§ RECORDED INFORMATION:
★ ★ ★

std::tuple<Tensor, Tensor> lora_cols(const Tensor& g, const Tensor& y, const std::optional<Tensor>& a, double yscale,
                                     double p, int64_t seed) {
  check_lora_rows(g, "g");
  check_bf16_contig(y, "y");
  const int64_t r = y.size(1), M = g.size(0), N = g.size(1);
  TORCH_CHECK(y.dim() == 2 && y.size(0) == M && lora_rank_ok(r), "dlion lora: y must be [M, 8|16|32|64|128]");
  const bool mode1 = a.has_value();
  if (mode1) {
    check_bf16_contig(*a, "a");
    TORCH_CHECK(a->dim() == 2 && a->size(0) == r && a->size(1) == N, "dlion lora: a must be [r, N]");
  }
  const c10::DeviceGuard dg(g.device());
  const bool wide = dlion::lora_wide_rank(static_cast<int>(r));
  const int parts = wide ? dlion::lora_cols_parts_wide(M, static_cast<int>(N), static_cast<int>(r))
                         : dlion::lora_cols_parts(M, static_cast<int>(N));
  const auto launch = wide ? dlion::launch_lora_cols_wide : dlion::launch_lora_cols;
  auto part = mode1 ? at::empty({parts, r, N}, g.options().dtype(at::kFloat))
                    : at::empty({parts, N, r}, g.options().dtype(at::kFloat));
  Tensor dx = mode1 ? at::empty({M, N}, g.options()) : Tensor();
  const auto dp = drop_params(mode1 ? p : 0.0);
  check_hip(launch(g.data_ptr(), g.stride(0), y.data_ptr(), mode1 ? a->data_ptr() : nullptr,
                   mode1 ? dx.data_ptr() : nullptr, part.data_ptr<float>(), M, static_cast<int>(N), static_cast<int>(r),
                   parts, mode1 ? 1 : 0, static_cast<float>(yscale), static_cast<uint32_t>(seed), dp.first, dp.second,
                   cur_stream()),
            "lora_cols");
  return {part, dx};
}


std::tuple<Tensor, Tensor> quant4(const Tensor& w, const Tensor& code) {
  check_dev(w, "w");
  check_dev(code, "code");
  TORCH_CHECK(code.scalar_type() == at::kFloat && code.numel() == 16, "dlion quant4: code must be float32[16]");
  const int64_t n = w.numel();
  TORCH_CHECK(n % 64 == 0, "dlion quant4: numel must be a multiple of 64, got ", n);
  TORCH_CHECK(w.is_contiguous() && reinterpret_cast<uintptr_t>(w.data_ptr()) % 16 == 0,
              "dlion quant4: w must be contiguous and 16-byte aligned (the kernel reads it as flat vectors)");
  const c10::DeviceGuard g(w.device());
  auto q = at::empty({n / 2}, w.options().dtype(at::kByte));
  auto absmax = at::empty({n / 64}, w.options().dtype(at::kFloat));
  check_hip(dlion::launch_quant4(dtype_code(w.scalar_type()), w.data_ptr(), code.data_ptr<float>(),
                                 q.data_ptr<uint8_t>(), absmax.data_ptr<float>(), n, cur_stream()),
            "quant4");
  return {q, absmax};
}

void dequant4_(const Tensor& q, const Tensor& absmax, const Tensor& code, const Tensor& out) {
  check_dev(q, "q");
  check_dev(absmax, "absmax");
  check_dev(code, "code");
  check_dev(out, "out");
  TORCH_CHECK(q.scalar_type() == at::kByte && absmax.scalar_type() == at::kFloat && code.scalar_type() == at::kFloat &&
                  code.numel() == 16,
              "dlion dequant4: q uint8, absmax / code float32");
  const int64_t n = out.numel();
  TORCH_CHECK(n % 64 == 0 && q.numel() == n / 2 && absmax.numel() == n / 64,
              "dlion dequant4: out numel ", n, " does not match q ", q.numel(), " / absmax ", absmax.numel());
  TORCH_CHECK(reinterpret_cast<uintptr_t>(q.data_ptr()) % 16 == 0 && reinterpret_cast<uintptr_t>(out.data_ptr()) % 16 == 0,
              "dlion dequant4: q and out must be 16-byte aligned");
  TORCH_CHECK(out.is_contiguous() && q.is_contiguous() && absmax.is_contiguous(),
              "dlion dequant4: q, absmax and out must be contiguous (out is written linearly)");
  const c10::DeviceGuard g(out.device());
  check_hip(dlion::launch_dequant4(dtype_code(out.scalar_type()), q.data_ptr<uint8_t>(), absmax.data_ptr<float>(),
                                   code.data_ptr<float>(), out.data_ptr(), n, cur_stream()),
            "dequant4");
}

Tensor transpose_pad(const Tensor& x, int64_t rows_out) {
  TORCH_CHECK(x.is_cuda() && x.dim() == 2 && x.stride(1) == 1 && x.element_size() == 2,
              "dlion transpose_pad: x must be a 2-D 16-bit GPU tensor with unit column stride");
  const int64_t R = x.size(0), C = x.size(1);
  const int64_t Rp = rows_out < 0 ? R : rows_out;
  TORCH_CHECK(Rp >= R && Rp % 8 == 0 && x.stride(0) % 8 == 0 && reinterpret_cast<uintptr_t>(x.data_ptr()) % 16 == 0,
              "dlion transpose_pad: needs rows_out >= rows, rows_out % 8 == 0, row stride % 8 == 0, 16-byte alignment");
  const c10::DeviceGuard g(x.device());
  auto out = at::empty({C, Rp}, x.options());
  check_hip(dlion::launch_transpose_pad(x.data_ptr(), R, C, x.stride(0), out.data_ptr(), Rp, cur_stream()),
            "transpose_pad");
  return out;
}

void dequant4_t_(const Tensor& q, const Tensor& absmax, const Tensor& code, const Tensor& out) {
  check_dev(q, "q");
  check_dev(absmax, "absmax");
  check_dev(code, "code");
  TORCH_CHECK(out.is_cuda() && out.dim() == 2 && out.stride(1) == 1 && out.element_size() == 2,
              "dlion dequant4_t: out must be a 2-D 16-bit GPU view with unit column stride");
  const int64_t K = out.size(0), N = out.size(1);
  TORCH_CHECK(q.scalar_type() == at::kByte && q.numel() * 2 == N * K && absmax.numel() * 64 == N * K &&
                  code.numel() == 16 && code.scalar_type() == at::kFloat,
              "dlion dequant4_t: q / absmax do not match out");
  const c10::DeviceGuard g(out.device());
  check_hip(dlion::launch_dequant4_t(dtype_code(out.scalar_type()), q.data_ptr<uint8_t>(), absmax.data_ptr<float>(),
                                     code.data_ptr<float>(), out.data_ptr(), static_cast<int>(N), static_cast<int>(K),
                                     out.stride(0), cur_stream()),
            "dequant4_t");
}
}
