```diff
-    const int nks = (W4_ABLATE & 16) ? 1 : g.cin / W4_KC, nraw = g.cin / 8;
     issue_raw(0);
-    issue_u(0);
-    __builtin_amdgcn_s_waitcnt(0x0F70);
-    __syncthreads();
-    if (nraw > 1) issue_raw(1);
-    if (nks > 1) issue_u(1);
+    issue_raw(1);
+    W4_LDB(0, 0, 0); W4_LDB(0, 1, 0); W4_LDB(0, 2, 0); W4_LDB(0, 3, 0); W4_LDB(0, 4, 0); W4_LDB(0, 5, 0);
+    W4_LDB(1, 0, W4_UH); W4_LDB(1, 1, W4_UH); W4_LDB(1, 2, W4_UH); W4_LDB(1, 3, W4_UH); W4_LDB(1, 4, W4_UH); W4_LDB(1, 5, W4_UH);
+    asm volatile("s_waitcnt vmcnt(14)\n\ts_barrier" ::: "memory");
     transform(0);
     const bool mul_first = ((wave >> 2) & 1) == 0;
     for (int s = 0; s < nks; ++s) {
-        __builtin_amdgcn_s_waitcnt(0x0F70);
-        __syncthreads();
-        if (s >= 1 && !(W4_ABLATE & 4)) {
-            if (s + 1 < nks) issue_u(s + 1);
-            if ((s & 1) && (s + 3) / 2 < nraw) issue_raw((s + 3) / 2);
-        }
+        if (W4_LD) asm volatile("s_waitcnt vmcnt(12) lgkmcnt(0)\n\ts_barrier" ::: "memory");
+        else asm volatile("s_waitcnt vmcnt(0) lgkmcnt(0)\n\ts_barrier" ::: "memory");
+        if (W4_LD && s + 2 < nks) issue_raw(s + 2);
 #pragma nounroll
         for (int ph = 0; ph < 2; ++ph) {
             if ((ph == 0) == mul_first) multiply(s);
             else if (s + 1 < nks && !(W4_ABLATE & 2)) transform(s + 1);
         }
     }
-    __builtin_amdgcn_s_waitcnt(0x0F70);
-    __syncthreads();
+    __builtin_amdgcn_sched_barrier(0);
+    asm volatile("s_waitcnt vmcnt(0) lgkmcnt(0)\n\ts_barrier" ::: "memory");
+    __builtin_amdgcn_sched_barrier(0);
 
     float* E = BUF;
     if (W4_ABLATE & 8) {
@@ -290,6 +291,7 @@
 
 extern "C" int cn_conv_wino4_filter(const float* w, float* u, int cin, int cout, int dgrad, void* stream) {
     CN_CHECK_ARG(w && u && cin > 0 && cout > 0, "wino4_filter: bad args");
+    if ((dgrad ? cout : cin) % 4 || (dgrad ? cin : cout) % W4_C) return CN_EUNSUPPORTED;
     const long total = (long)cin * cout;
     const int blocks = (int)((total + 255) / 256 > 4096 ? 4096 : (total + 255) / 256);
     hipLaunchKernelGGL(wino4_filter_kernel, dim3(blocks), dim3(256), 0, (hipStream_t)stream, w, u, cin, cout, dgrad);
```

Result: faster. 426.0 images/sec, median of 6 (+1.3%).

★ ★ ★

§ TASK TO COMPLETE:
Print only the lines that run from the start of the listing to the line bearing "const int64_t r = y.size(1), M"; please keep the first line and that last one, exactly as they appear.

§ WRITTEN RESPONSE:
std::tuple<Tensor, Tensor> lora_cols(const Tensor& g, const Tensor& y, const std::optional<Tensor>& a, double yscale,
                                     double p, int64_t seed) {
  check_lora_rows(g, "g");
  check_bf16_contig(y, "y");
  const int64_t r = y.size(1), M = g.size(0), N = g.size(1);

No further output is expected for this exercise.